[Collected data entries]
# # # #
#ifdef EA_PROFILE
#include <stdio.h>
#include <algorithm>
#include <vector>
#define EA_STAMP(p, i) do { if (threadIdx.x == 0 && blockIdx.x == 0 && (p).prof) (p).prof[i] = (long long)__builtin_readcyclecounter(); } while (0)
#define EA_BLK(p, e) do { if (threadIdx.x == 0 && (p).prof && blockIdx.x < 8192) (p).prof[128 + 2 * blockIdx.x + (e)] = (long long)wall_clock64(); } while (0)
#define EA_BLKX(p, e) do { if (threadIdx.x == 0 && (p).prof && blockIdx.x < 8192) (p).prof[128 + 2 * 8192 + 2 * blockIdx.x + (e)] = (long long)wall_clock64(); } while (0)
namespace ea {
struct ProfReport {
  static constexpr int NW = 128 + 4 * 8192;
  long long* d = nullptr; hipStream_t st; const char* name; int mode;
  long long* arm(hipStream_t s, const char* nm, int md) {
    static long long* buf = nullptr;
    if (!buf) hipMalloc(&buf, NW * sizeof(long long));
    hipMemsetAsync(buf, 0, NW * sizeof(long long), s);
    d = buf; st = s; name = nm; mode = md;
    return buf;
  }
  ~ProfReport() {
    if (!d) return;
    std::vector<long long> h(NW);
    hipStreamSynchronize(st);
    hipMemcpy(h.data(), d, NW * sizeof(long long), hipMemcpyDeviceToHost);
    fprintf(stderr, "%s mode %d:", name, mode);
    long long prev = h[0];
    for (int i = 1; i < 128; ++i) if (h[i]) { fprintf(stderr, " [%d]%lld", i, h[i] - prev); prev = h[i]; }
    fprintf(stderr, " total %lld\n", prev - h[0]);
    std::vector<long long> b, e, dur;
    for (int i = 0; i < 8192; ++i) if (h[128 + 2 * i] && h[129 + 2 * i]) { b.push_back(h[128 + 2 * i]); e.push_back(h[129 + 2 * i]); dur.push_back(h[129 + 2 * i] - h[128 + 2 * i]); }
    if (!b.empty()) {
      const long long t0 = *std::min_element(b.begin(), b.end());
      std::vector<long long> bs(b), es(e), ds(dur);
      for (auto& x : bs) x -= t0; for (auto& x : es) x -= t0;
      std::sort(bs.begin(), bs.end()); std::sort(es.begin(), es.end()); std::sort(ds.begin(), ds.end());
      const size_t n = bs.size();
      fprintf(stderr, "  %zu blocks (10 ns ticks): start p50 %lld p90 %lld max %lld | dur min %lld p50 %lld p90 %lld max %lld | end p50 %lld max %lld\n",
              n, bs[n / 2], bs[n * 9 / 10], bs[n - 1], ds[0], ds[n / 2], ds[n * 9 / 10], ds[n - 1], es[n / 2], es[n - 1]);
      {
        std::vector<long long> pro, epi;
        for (int i = 0; i < 8192; ++i) {
          const long long b0 = h[128 + 2 * i], e0 = h[129 + 2 * i], x0 = h[128 + 2 * 8192 + 2 * i], x1 = h[129 + 2 * 8192 + 2 * i];
          if (b0 && e0 && x0 && x1) { pro.push_back(x0 - b0); epi.push_back(e0 - x1); }
        }
        if (!pro.empty()) {
          std::sort(pro.begin(), pro.end()); std::sort(epi.begin(), epi.end());
          const size_t m = pro.size();
          fprintf(stderr, "  prologue p10 %lld p50 %lld p90 %lld | epilogue p10 %lld p50 %lld p90 %lld\n", pro[m / 10], pro[m / 2], pro[m * 9 / 10], epi[m / 10], epi[m / 2], epi[m * 9 / 10]);
        }
      }
      fprintf(stderr, "  start deciles:");
      for (int q = 1; q <= 10; ++q) fprintf(stderr, " %lld", bs[(n * q) / 10 - 1]);
      fprintf(stderr, " | dur deciles:");
      for (int q = 1; q <= 10; ++q) fprintf(stderr, " %lld", ds[(n * q) / 10 - 1]);
      fprintf(stderr, " | end deciles:");
      for (int q = 1; q <= 10; ++q) fprintf(stderr, " %lld", es[(n * q) / 10 - 1]);
      fprintf(stderr, "\n");
    }
  }
};
}
#else
#define EA_STAMP(p, i) do { } while (0)
#define EA_BLK(p, e) do { } while (0)
#define EA_BLKX(p, e) do { } while (0)
#endif


namespace ea {

constexpr int EA_MAX_DEV = 64;
inline int ea_cur_device() {
  int dev = 0;
  if (hipGetDevice(&dev) != hipSuccess || dev < 0 || dev >= EA_MAX_DEV) dev = 0;
  return dev;
}
inline int ea_device_cus() {
  static int n[EA_MAX_DEV] = {};
  const int dev = ea_cur_device();
  if (!n[dev]) {
    hipDeviceProp_t prop;
    int v = 0;
    if (hipGetDeviceProperties(&prop, dev) == hipSuccess) v = prop.multiProcessorCount;
// ... 105 lines not shown
template <int G> EA_DEV float group_sum(float v) {
  static_assert(G == 4 || G == 8 || G == 16, "group_sum: 4, 8 or 16 lanes");
  v += dpp_mov<0xB1>(v);
  v += dpp_mov<0x4E>(v);
  if (G >= 8) v += dpp_mov<0x141>(v);
  if (G >= 16) v += dpp_mov<0x128>(v);
  return v;
}
template <int S> EA_DEV float stride_sum(float v) {
  static_assert(S == 4 || S == 8 || S == 16, "stride_sum: stride 4, 8 or 16");
  if (S <= 8) v += dpp_mov<0x128>(v);
  if (S <= 4) v += dpp_mov<0x124>(v);
  return quad_sum(v);
}
template <int S> EA_DEV float stride_max(float v) {
  static_assert(S == 4 || S == 8 || S == 16, "stride_max: stride 4, 8 or 16");
  if (S <= 8) v = fmaxf(v, dpp_mov<0x128>(v));
  if (S <= 4) v = fmaxf(v, dpp_mov<0x124>(v));
  return quad_max(v);
}
EA_DEV float fast_rcp(float x) { return __builtin_amdgcn_rcpf(x); }
EA_DEV float wave_sum(float v) {
#pragma unroll
  for (int o = 32; o > 0; o >>= 1) v += __shfl_xor(v, o);
  return v;
}

static __device__ __attribute__((aligned(64))) char ea_trash[512 * 64];
EA_DEV char* ea_trash_line() { return ea_trash + threadIdx.x * 64; }

#ifdef EA_NT_LOADS
EA_DEV u32x4 ldg16(const void* p) { return __builtin_nontemporal_load(reinterpret_cast<const u32x4*>(p)); }
#else
EA_DEV u32x4 ldg16(const void* p) { return *reinterpret_cast<const u32x4*>(p); }
#endif
#ifdef EA_NT_STORES
EA_DEV void stg16(void* p, u32x4 v) { __builtin_nontemporal_store(v, reinterpret_cast<u32x4*>(p)); }
#else
EA_DEV void stg16(void* p, u32x4 v) { *reinterpret_cast<u32x4*>(p) = v; }
#endif
EA_DEV u32x4 lds16(const char* p) { return *reinterpret_cast<const u32x4*>(p); }
EA_DEV void sts16(char* p, u32x4 v) { *reinterpret_cast<u32x4*>(p) = v; }

struct Geo {
  int N, attn2d, gh, gw;
};
EA_DEV int part_token(const Geo& G, int part, int slot, int side, int ext) {
  if (G.attn2d) {
    const int t = side + 2 * ext;
    const int per_row = G.gw / side;
    const int p1 = part / per_row, p2 = part - p1 * per_row;
    const int i = slot / t, j = slot - i * t;
    const int y = p1 * side - ext + i, x = p2 * side - ext + j;
    return (y >= 0 && y < G.gh && x >= 0 && x < G.gw) ? y * G.gw + x : -1;
  }
  const int tok = part * side - ext + slot;
  return (tok >= 0 && tok < G.N) ? tok : -1;
}

template <int D> EA_DEV int lds_off(int row, int chunk16) {
  constexpr int CPR = D / 8;
  constexpr int SW = CPR >= 8 ? 7 : CPR - 1;
  return row * (D * 2) + ((chunk16 ^ (row & SW)) << 4);
}

template <int D> struct LaneOff {
  static constexpr int ROWB = D * 2, CPR = D / 8, KS = D / 32, DT = D / 16, DQ = D / 4;
  static constexpr int SW = CPR >= 8 ? 7 : CPR - 1;
  int plain[KS];
  int tr[DT];
  EA_DEV void init(int lane) {
    const int g = lane >> 4, li = lane & 15;
#pragma unroll
    for (int ks = 0; ks < KS; ++ks) plain[ks] = li * ROWB + (((g * KS + ks) ^ (li & SW)) << 4);
    const int r = 4 * g + (li >> 2);
#pragma unroll
    for (int dt = 0; dt < DT; ++dt) {
      const int colb = (DQ * (li & 3) + 4 * dt) * 2;
      tr[dt] = r * ROWB + ((((colb >> 4)) ^ (r & SW)) << 4) + (colb & 15);
    }
  }
};

EA_DEV int phi2(int row) { return (((row >> 1) & 3) << 1) | ((row ^ (row >> 3)) & 1); }
template <int D> EA_DEV int lds_off2(int row, int chunk16) {
  static_assert(D == 64, "lds_off2: 128-byte rows only");
  return row * (D * 2) + ((chunk16 ^ phi2(row)) << 4);
}
template <int D> struct LaneOff2 {
  static constexpr int ROWB = D * 2, KS = D / 32, DT = D / 16;
  int plain[KS];
  int tr[DT];
  EA_DEV void init(int lane) {
    const int g = lane >> 4, li = lane & 15;
#pragma unroll
    for (int ks = 0; ks < KS; ++ks) plain[ks] = lds_off2<D>(li, g * KS + ks);
    const int r = 4 * g + (li >> 2);
#pragma unroll
    for (int dt = 0; dt < DT; ++dt) tr[dt] = lds_off2<D>(r, 2 * dt + ((li & 3) >> 1)) + 8 * (li & 1);
  }
};
template <int W> EA_DEV void quad_transpose(uint32_t (&x)[4][W]);
template <> EA_DEV void quad_transpose<2>(uint32_t (&x)[4][2]) {
  asm volatile("s_nop 15\n\tv_permlane32_swap_b32 %0, %4\n\tv_permlane32_swap_b32 %2, %6\n\t"
               "v_permlane32_swap_b32 %1, %5\n\tv_permlane32_swap_b32 %3, %7"
               : "+v"(x[0][0]), "+v"(x[0][1]), "+v"(x[1][0]), "+v"(x[1][1]), "+v"(x[2][0]), "+v"(x[2][1]), "+v"(x[3][0]), "+v"(x[3][1]));
  asm volatile("s_nop 1\n\tv_permlane16_swap_b32 %0, %2\n\tv_permlane16_swap_b32 %4, %6\n\t"
               "v_permlane16_swap_b32 %1, %3\n\tv_permlane16_swap_b32 %5, %7"
               : "+v"(x[0][0]), "+v"(x[0][1]), "+v"(x[1][0]), "+v"(x[1][1]), "+v"(x[2][0]), "+v"(x[2][1]), "+v"(x[3][0]), "+v"(x[3][1]));
}
template <> EA_DEV void quad_transpose<4>(uint32_t (&x)[4][4]) {
  asm volatile("s_nop 15\n\t"
               "v_permlane32_swap_b32 %0, %8\n\tv_permlane32_swap_b32 %4, %12\n\t"
               "v_permlane32_swap_b32 %1, %9\n\tv_permlane32_swap_b32 %5, %13\n\t"
               "v_permlane32_swap_b32 %2, %10\n\tv_permlane32_swap_b32 %6, %14\n\t"
               "v_permlane32_swap_b32 %3, %11\n\tv_permlane32_swap_b32 %7, %15"
               : "+v"(x[0][0]), "+v"(x[0][1]), "+v"(x[0][2]), "+v"(x[0][3]), "+v"(x[1][0]), "+v"(x[1][1]), "+v"(x[1][2]), "+v"(x[1][3]),
                 "+v"(x[2][0]), "+v"(x[2][1]), "+v"(x[2][2]), "+v"(x[2][3]), "+v"(x[3][0]), "+v"(x[3][1]), "+v"(x[3][2]), "+v"(x[3][3]));
  asm volatile("s_nop 1\n\t"
               "v_permlane16_swap_b32 %0, %4\n\tv_permlane16_swap_b32 %8, %12\n\t"
               "v_permlane16_swap_b32 %1, %5\n\tv_permlane16_swap_b32 %9, %13\n\t"
               "v_permlane16_swap_b32 %2, %6\n\tv_permlane16_swap_b32 %10, %14\n\t"
               "v_permlane16_swap_b32 %3, %7\n\tv_permlane16_swap_b32 %11, %15"
               : "+v"(x[0][0]), "+v"(x[0][1]), "+v"(x[0][2]), "+v"(x[0][3]), "+v"(x[1][0]), "+v"(x[1][1]), "+v"(x[1][2]), "+v"(x[1][3]),
                 "+v"(x[2][0]), "+v"(x[2][1]), "+v"(x[2][2]), "+v"(x[2][3]), "+v"(x[3][0]), "+v"(x[3][1]), "+v"(x[3][2]), "+v"(x[3][3]));
}
EA_DEV void quad_transpose_f32(const f32x4* acc, float* f) {
  uint32_t x[4][4];
#pragma unroll
  for (int s = 0; s < 4; ++s)
#pragma unroll
    for (int r = 0; r < 4; ++r) {
      const float t = acc[s][r];
      x[s][r] = __builtin_bit_cast(uint32_t, t);
    }
  quad_transpose<4>(x);
#pragma unroll
  for (int s = 0; s < 4; ++s)
#pragma unroll
    for (int r = 0; r < 4; ++r) f[4 * s + r] = __builtin_bit_cast(float, x[s][r]);
}
template <typename E> EA_DEV void quad_transpose_pack(const f32x4* acc, float mul, u32x4& o0, u32x4& o1) {
  uint32_t x[4][2];
#pragma unroll
  for (int s = 0; s < 4; ++s) {
    x[s][0] = pack2<E>(acc[s][0] * mul, acc[s][1] * mul);
    x[s][1] = pack2<E>(acc[s][2] * mul, acc[s][3] * mul);
  }
  quad_transpose<2>(x);
  o0 = u32x4{x[0][0], x[0][1], x[1][0], x[1][1]};
  o1 = u32x4{x[2][0], x[2][1], x[3][0], x[3][1]};
}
# # # #
Your task | Every line above from the line with "const int dev = ea_cur_device();" to the line with "#ifdef EA_NT_LOADS" is wanted, ends included; write them out exactly and add no other line.

Expected output |
  const int dev = ea_cur_device();
  if (!n[dev]) {
    hipDeviceProp_t prop;
    int v = 0;
    if (hipGetDeviceProperties(&prop, dev) == hipSuccess) v = prop.multiProcessorCount;
// ... 105 lines not shown
template <int G> EA_DEV float group_sum(float v) {
  static_assert(G == 4 || G == 8 || G == 16, "group_sum: 4, 8 or 16 lanes");
  v += dpp_mov<0xB1>(v);
  v += dpp_mov<0x4E>(v);
  if (G >= 8) v += dpp_mov<0x141>(v);
  if (G >= 16) v += dpp_mov<0x128>(v);
  return v;
}
template <int S> EA_DEV float stride_sum(float v) {
  static_assert(S == 4 || S == 8 || S == 16, "stride_sum: stride 4, 8 or 16");
  if (S <= 8) v += dpp_mov<0x128>(v);
  if (S <= 4) v += dpp_mov<0x124>(v);
  return quad_sum(v);
}
template <int S> EA_DEV float stride_max(float v) {
  static_assert(S == 4 || S == 8 || S == 16, "stride_max: stride 4, 8 or 16");
  if (S <= 8) v = fmaxf(v, dpp_mov<0x128>(v));
  if (S <= 4) v = fmaxf(v, dpp_mov<0x124>(v));
  return quad_max(v);
}
EA_DEV float fast_rcp(float x) { return __builtin_amdgcn_rcpf(x); }
EA_DEV float wave_sum(float v) {
#pragma unroll
  for (int o = 32; o > 0; o >>= 1) v += __shfl_xor(v, o);
  return v;
}

static __device__ __attribute__((aligned(64))) char ea_trash[512 * 64];
EA_DEV char* ea_trash_line() { return ea_trash + threadIdx.x * 64; }

#ifdef EA_NT_LOADS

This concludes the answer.